(Data items)
# jolibrain/jolineedle

Hardware: AMD Instinct MI355X
Metric: glimpse-patches/sec (448px, seq-len 20) REINFORCE step (higher is better)
Workload: dtype f32; 1 GPU; configs[2]/[3]: REINFORCE rollout, gpt-nano + yolox-nano encoder, 448px, seq-len 20, --enable-stop, 64 agents/GPU x 1 GPU, 4480x4480 synthetic images, forced non-STOP actions (S=T); global_batch=64, seq_len=20

## Files before the change

include/jnroll.h:

```cpp
#ifndef JNROLL_H
#define JNROLL_H

#include <stddef.h>
#include <stdint.h>

#ifdef __cplusplus
extern "C" {
#endif

#define JN_ABI_VERSION 2

enum {
  JN_OK = 0,
  JN_EINVAL = -1,
  JN_ENOMEM = -2,
  JN_EHIP = -3,
  JN_ENOTFOUND = -4,
  JN_ESTATE = -5
};

enum { JN_MODE_GREEDY = 0, JN_MODE_SAMPLE = 1, JN_MODE_FORCED = 2 };

enum { JN_NET_GPT_BACKBONE = 0, JN_NET_DETECTOR = 1 };

typedef struct jn_ctx jn_ctx;

typedef struct jn_config {
  int32_t struct_size;
  int32_t device;
  int32_t n_layer, n_head, n_embd;
  int32_t block_size;
  int32_t n_actions;
  int32_t patch_size;
  int32_t use_pos_emb;
  int32_t no_patch_emb;
  int32_t concat_emb;
  int32_t decoder_pos_encoding;
  int32_t pos_emb_size;
  float gpt_bb_depth, gpt_bb_width;
  int32_t gpt_bb_depthwise;
  int32_t with_detector;
  float det_depth, det_width;
  int32_t det_depthwise;
  float det_conf_threshold;
  float det_nms_threshold;
  int32_t max_batch;
  int32_t max_det_per_patch;
  int32_t act_dtype;
  int32_t gpt_wide;
} jn_config;

typedef struct jn_tensor {
  const char* name;
  const void* data;
  int32_t dtype;
  int32_t ndim;
  int64_t shape[4];
} jn_tensor;

typedef struct jn_param_info {
  char name[160];
  int32_t dtype;
  int32_t ndim;
  int64_t shape[4];
  int32_t is_buffer;
  int32_t used;
} jn_param_info;

typedef struct jn_rollout_out {
  float* rewards_dev;
  float* returns_dev;
  float* logprobs_dev;
  float* entropies_dev;
  uint8_t* masks_dev;
  uint8_t* logit_masks_dev;
  int64_t* positions_dev;
  int64_t* actions_dev;
  float* logits_dev;
  float* final_emb_dev;
  float* patches_dev;
  float* det_boxes_dev;
  int32_t* det_counts_dev;
} jn_rollout_out;

int jn_abi_version(void);
const char* jn_last_error(void);
int jn_create(const jn_config* cfg, jn_ctx** out);
int jn_destroy(jn_ctx* ctx);

int jn_param_count(const jn_ctx* ctx);
int jn_param_info_at(const jn_ctx* ctx, int index, jn_param_info* out);
int jn_debug_forward_plan(const jn_ctx* ctx, int net, int N, int train, int with_head, int first_op, int32_t* out,
                          int cap);
int jn_debug_decision_route(const jn_ctx* ctx);
int jn_load_weights(jn_ctx* ctx, const jn_tensor* tensors, size_t n);

int jn_env_init(jn_ctx* ctx, const float* images_dev, const int64_t* bboxes_dev,
                int B, int H, int W, int nb, int max_ep_len, int stop_enabled, void* stream);
int jn_env_init_u8(jn_ctx* ctx, const uint8_t* images_dev, const int64_t* bboxes_dev,
                   int B, int H, int W, int nb, int max_ep_len, int stop_enabled, void* stream);
int jn_env_reset(jn_ctx* ctx, const int64_t* positions_dev, uint64_t seed, void* stream);
int jn_env_step(jn_ctx* ctx, const int64_t* actions_dev, float* rewards_dev,
                uint8_t* terminated_dev, uint8_t* truncated_dev, void* stream);
int jn_env_state(jn_ctx* ctx, int what, void** ptr_dev);
int jn_env_patches(jn_ctx* ctx, float* out_dev, void* stream);
int jn_gather_patches(const float* images_dev, const int64_t* positions_dev, float* out_dev,
                      int B, int C, int H, int W, int P, void* stream);
int jn_gather_patches_u8(const uint8_t* images_dev, const int64_t* positions_dev, float* out_dev,
                         int B, int C, int H, int W, int P, void* stream);
int jn_gather_patches_indexed(const float* images_dev, const int64_t* image_index_dev,
                              const int64_t* positions_dev, float* out_dev, int N, int n_images,
                              int C, int H, int W, int P, void* stream);
int jn_gather_patches_indexed_u8(const uint8_t* images_dev, const int64_t* image_index_dev,
                                 const int64_t* positions_dev, float* out_dev, int N, int n_images,
                                 int C, int H, int W, int P, void* stream);

typedef struct jn_image_view {
  const void* src;
  int32_t src_u8;
  int32_t Hs, Ws;
  int32_t rot;
  int32_t ty, tx;
} jn_image_view;
int jn_env_init_views(jn_ctx* ctx, const jn_image_view* views_host, const int64_t* bboxes_dev, int B, int Hc, int Wc,
                      int nb, int max_ep_len, int stop_enabled, void* stream);
int jn_env_init_ragged(jn_ctx* ctx, const jn_image_view* views_host, const int32_t* extents_host,
                       const int64_t* bboxes_dev, int B, int Hc, int Wc, int nb, int max_ep_len, int stop_enabled,
                       void* stream);
int jn_detection_cells(const int64_t* bboxes_dev, const int32_t* extents_dev, int B, int nb, int Gh, int Gw, int P,
                       int sample_neg, uint64_t seed, int capacity, int64_t* cells_dev, int64_t* targets_dev,
                       int32_t* offsets_dev, int32_t* n_pos_dev, void* stream);
int jn_rollout_boxes_to_image(const float* det_boxes_dev, const int32_t* det_counts_dev, const int64_t* positions_dev,
                              const uint8_t* masks_dev, int B, int T, int S, int K, int P, float* out_boxes_dev,
                              int32_t* out_totals_dev, void* stream);
int jn_merge_boxes(const float* boxes_dev, const int32_t* counts_dev, int B, int Nmax, int W, int target, float threshold,
                   float* out_boxes_dev, int32_t* out_counts_dev, int32_t* rounds_dev, void* stream);
int jn_yolox_loss(const float* raw_dev, const float* targets_dev, int N, int nb, int P, int stride0, int stride1,
                  int stride2, int use_l1, float loss_scale, float* d_raw_dev, float* metrics_dev, float* scale_dev,
                  void* stream);
int jn_yolox_loss_wide(const float* raw_dev, const float* targets_dev, int N, int nb, int P, int stride0, int stride1,
                       int stride2, int use_l1, float loss_scale, float* d_raw_dev, float* metrics_dev, float* scale_dev,
                       void* stream);
int jn_postprocess(const float* raw_dev, int N, int A, float conf_threshold, float nms_threshold, float clamp_max,
                   int max_out, float* boxes_dev, int32_t* counts_dev, int32_t* stats_dev, void* stream);
int jn_postprocess_all(const float* raw_dev, int N, int A, float conf_threshold, float nms_threshold, float clamp_max,
                       int max_out, float* boxes_dev, int32_t* counts_dev, int32_t* stats_dev, void* stream);
int jn_supervised_metrics(const float* logits_dev, const int64_t* current_actions_dev, const int64_t* next_actions_dev,
                          const uint8_t* masks_dev, int B, int T, int nA, float stop_weight, int on_self_trajectory,
                          float* token_loss_out_dev, uint8_t* predicted_out_dev, float* metrics_dev, void* stream);
int jn_match_detections(const float* preds_dev, const int32_t* pred_counts_dev, int B, int Nmax, int W,
                        const float* targets_dev, const int32_t* target_counts_dev, int Mmax, int max_det,
                        double* scores_dev, int32_t* hits_dev, int32_t* sel_dev, int32_t* n_pred_dev, int32_t* n_gt_dev,
                        void* stream);
int jn_average_precision(const double* scores_dev, const int32_t* hits_dev, const int32_t* n_pred_dev,
                         const int32_t* n_gt_dev, int B, int max_det, int pooled, const double* thresholds_dev,
                         int n_thresholds, double* out_dev, void* stream);
int jn_average_precision_segments(const double* scores_dev, const int32_t* hits_dev, const int32_t* n_pred_dev,
                                  const int32_t* n_gt_dev, int U, int max_det, const int32_t* seg_offsets_dev, int NS,
                                  int max_units, const double* thresholds_dev, int n_thresholds, double* out_dev, void* stream);
int jn_pool_walk_detections(const float* det_boxes_dev, const int32_t* det_counts_dev, const int64_t* positions_dev,
                            const int32_t* walk_tokens_dev, const int32_t* walk_first_dev, const int32_t* walk_count_dev, int A,
                            int T, int S, int K_det, int NI, int max_walks, int Gh, int Gw, int max_per_cell,
                            float* cell_boxes_dev, int32_t* cell_counts_dev, int32_t* cell_stats_dev, uint8_t* visited_dev,
                            void* stream);
int jn_gather_patches_views(const jn_image_view* views_dev, int n_views, const int64_t* image_index_dev,
                            const int64_t* positions_dev, void* out_dev, int out_u8, int N, int Hc, int Wc, int P,
                            void* stream);
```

| Assignment |
Tally the lines in the records that contain "char", then give only the tally.

| Answer to this exercise |
3